T: Expertise is such a strong word. I have a background in art history with a Masters in Museum Studies. A field that is going through a cultural and structural shift. Much of my research and interest covers the implication of underrepresented ethnic audiences in traditional American art and cultural institutions and how these institutions can be more inclusive of minority groups. I think my ‘expertise’ has led me to the founding of ARTS.BLACK in a way, because I am constantly looking for voids in the arts industry -- underserved and underrepresented groups in particular. In America, this primarily includes disadvantaged, marginalized, historically oppressed groups of color. Thus when I write about art, I am conscious of how certain shows and works of art appeal to, represent or reflect people of color. 

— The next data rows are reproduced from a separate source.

template <class F, int CT>
__global__ void __launch_bounds__(256) head_tc32_kernel(const HeadParams P) {
  constexpr int KR = 9 * CT, KP = (KR + 3) & ~3;
#ifndef DINVK_EMUL
  extern __shared__ __align__(16) float sw[];
#else
  float* sw = reinterpret_cast<float*>(::emul::dyn_smem());
#endif
  for (int i = threadIdx.x; i < P.Cout * KP; i += blockDim.x) {
    const int co = i / KP, k = i - co * KP;
    sw[i] = k < KR ? __ldg(P.w + co * KR + k) : 0.f;
  }
  __syncthreads();
  const long long npix = (long long)P.B * P.H * P.W;
  const long long p = (long long)blockIdx.x * blockDim.x + threadIdx.x;
  if (p >= npix) return;
  const long long HW = (long long)P.H * P.W;
  const int b = (int)(p / HW);
  const int rem = (int)(p - (long long)b * HW);
  const int y = rem / P.W, x = rem - y * P.W;
  const float fillv = P.has_fill ? (P.fill_batch ? __ldg(P.fill_batch + b) : P.fill_scalar) : 0.f;
// ... 363 lines not shown
    out[(b * C + c) * HW + hw] = (float)s[0] + (float)s[F::CH] * F::CORR;
  }
}
template <class F>
__global__ void __launch_bounds__(256) nchw_to_split_kernel(const float* __restrict__ in, typename F::elem* __restrict__ out, int C, int H, int W,
                                                            long long n) {
  const long long stride = (long long)gridDim.x * blockDim.x;
  const long long HW = (long long)H * W;
  for (long long i = (long long)blockIdx.x * blockDim.x + threadIdx.x; i < n; i += stride) {
    const long long pix = i / C;
    const int c = (int)(i - pix * C);
    const long long b = pix / HW, hw = pix - b * HW;
    const float v = __ldg(in + (b * C + c) * HW + hw);
    typename F::elem* d = out + pix * C * 2 + (c / F::CH) * 2 * F::CH + (c % F::CH);
    if constexpr (F::ID == 0) {
      const float hi = rna_tf32(v);
      d[0] = hi;
      d[F::CH] = v - hi;
    } else {
      const __half hi = __float2half_rn(v);
      d[0] = hi;
      d[F::CH] = __float2half_rn((v - __half2float(hi)) * 2048.0f);
    }
  }
}

#ifndef DINVK_EMUL
template <class F>
static int map_split(CUtensorMap* m, const void* ptr, int rank, const uint64_t* dims, const uint64_t* strides, const uint32_t* box,
                     const char* what) {
  return encode_tiled(m, F::TM, rank, ptr, dims, strides, box, CU_TENSOR_MAP_SWIZZLE_128B, CU_TENSOR_MAP_L2_PROMOTION_L2_256B, what);
}

static int default_window() {
  static int w = -1;
  if (w < 0) {
    const char* e = getenv("DINVK_TC32_WINDOW");
    w = e ? std::max(1, atoi(e)) : 4;
  }
  return w;
}

template <class F>
static int conv_generic(const void* x, const void* weight, const float* bias, const void* res, const void* res2, void* out, int B, int H,
                        int W, int Cin, int Cout, int kind, int act, int window, int* flag, void* stream) {
  DINVK_CHECK_ARG(x && weight && out, "conv_tc32: null pointer");
  DINVK_CHECK_ARG(B >= 0 && H >= 1 && W >= 1, "conv_tc32: bad shape");
  DINVK_CHECK_ARG(kind >= 0 && kind <= 2, "conv_tc32: kind=%d not in 0..2", kind);
  DINVK_CHECK_ARG(Cin % (2 * F::CH) == 0 && Cin >= 2 * F::CH, "conv_tc32: Cin=%d must be a multiple of %d", Cin, 2 * F::CH);
  DINVK_CHECK_ARG(Cout % 64 == 0 && Cout >= 64, "conv_tc32: Cout=%d must be a multiple of 64", Cout);
  DINVK_CHECK_ARG(kind != 1 || (H % 2 == 0 && W % 2 == 0), "conv_tc32: 2x2 stride-2 needs even H, W");
  DINVK_CHECK_ARG(kind == 0 || (!res && !res2), "conv_tc32: residual inputs are for kind 0 only");
  if (B == 0) return DINVK_OK;
  Maps M;
  Params P{};
  int rc;
  const uint64_t px = (uint64_t)Cin * 2 * F::EB;
  P.B = B; P.Cin = Cin; P.Cout = Cout;
  P.kc_per_tap = Cin / (2 * F::CH);
  P.relu = act; P.res = res; P.res2 = res2; P.out = out; P.bias = bias; P.flag = flag;
  P.win = window > 0 ? window : default_window();
  const uint32_t abox[4] = {2 * F::CH, TX, TY, 1};
  long long K = Cin, rows = 2LL * Cout;
  if (kind == 1) {
    const int Ho = H / 2, Wo = W / 2;
    const uint64_t adims[4] = {(uint64_t)Cin * 2, (uint64_t)Wo, (uint64_t)Ho, (uint64_t)B}, astrides[3] = {2 * px, 2 * px * W, px * W * H};
    for (int t = 0; t < 4; ++t) {
      const char* base = reinterpret_cast<const char*>(x) + ((long long)(t >> 1) * W + (t & 1)) * px;
      if ((rc = map_split<F>(&M.a[t], base, 4, adims, astrides, abox, "tc32 activations"))) return rc;
      P.amap[t] = t;
    }
    K = 4LL * Cin;
    P.H = Ho; P.W = Wo; P.ntaps = 4; P.n_tiles = Cout / 64;
  } else {
    const uint64_t adims[4] = {(uint64_t)Cin * 2, (uint64_t)W, (uint64_t)H, (uint64_t)B}, astrides[3] = {px, px * W, px * W * H};
    if ((rc = map_split<F>(&M.a[0], x, 4, adims, astrides, abox, "tc32 activations"))) return rc;
    M.a[1] = M.a[0]; M.a[2] = M.a[0]; M.a[3] = M.a[0];
    P.H = H; P.W = W;
    if (kind == 0) {
      K = 9LL * Cin;
      P.ntaps = 9; P.n_tiles = Cout / 64;
      for (int t = 0; t < 9; ++t) { P.dx[t] = t % 3 - 1; P.dy[t] = t / 3 - 1; }
    } else {
      rows = 8LL * Cout;
      P.ntaps = 1; P.mode = 2; P.n_tiles = 4 * Cout / 64;
    }
  }
  const uint64_t wdims[2] = {(uint64_t)K, (uint64_t)rows}, wstride = (uint64_t)K * F::EB;
  const uint32_t wbox[2] = {2 * F::CH, 128};
  if ((rc = map_split<F>(&M.b, weight, 2, wdims, &wstride, wbox, "tc32 weights"))) return rc;
  P.tiles_x = ceil_div(P.W, TX); P.tiles_y = ceil_div(P.H, TY);
  P.ngrp = getenv("DINVK_TC32_NT_OUTER") ? 1 : P.n_tiles;
  return launch_persistent(conv_tc32_kernel<F>, THREADS, SMEM, (long long)P.B * P.tiles_y * P.tiles_x * P.n_tiles, stream, M, P);
}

J: It is hard for me to claim an expertise. However, outside of the field of art criticism, I am a museum professional and a development officer. Learning to think critically about how money is distributed in the arts, particularly from a non-profit perspective, is a fascinating experience. Philanthropy is never as neat and tidy as one might imagine it to be and this has taught me that sometimes it really is never what you know as much as it is who you know. As such, I’m particularly interested in the decision making processes in the art world: who gets to say yes and why? AND even more, how do we start to allow for new decision makers to grab a seat at the table? Perhaps even more than that, how do we build new tables?

Money 

J: Currently, we don’t make money directly from the site but we have been very fortunate to participate in some fantastic collaborations recently for which we have been compensated. These have included guest editorial work and two upcoming speaking engagements: Hand - in - Glove 2015 later this month and ArtPrize Seven in October. It has been very exciting to gather amongst our peers in the field and share our work offline.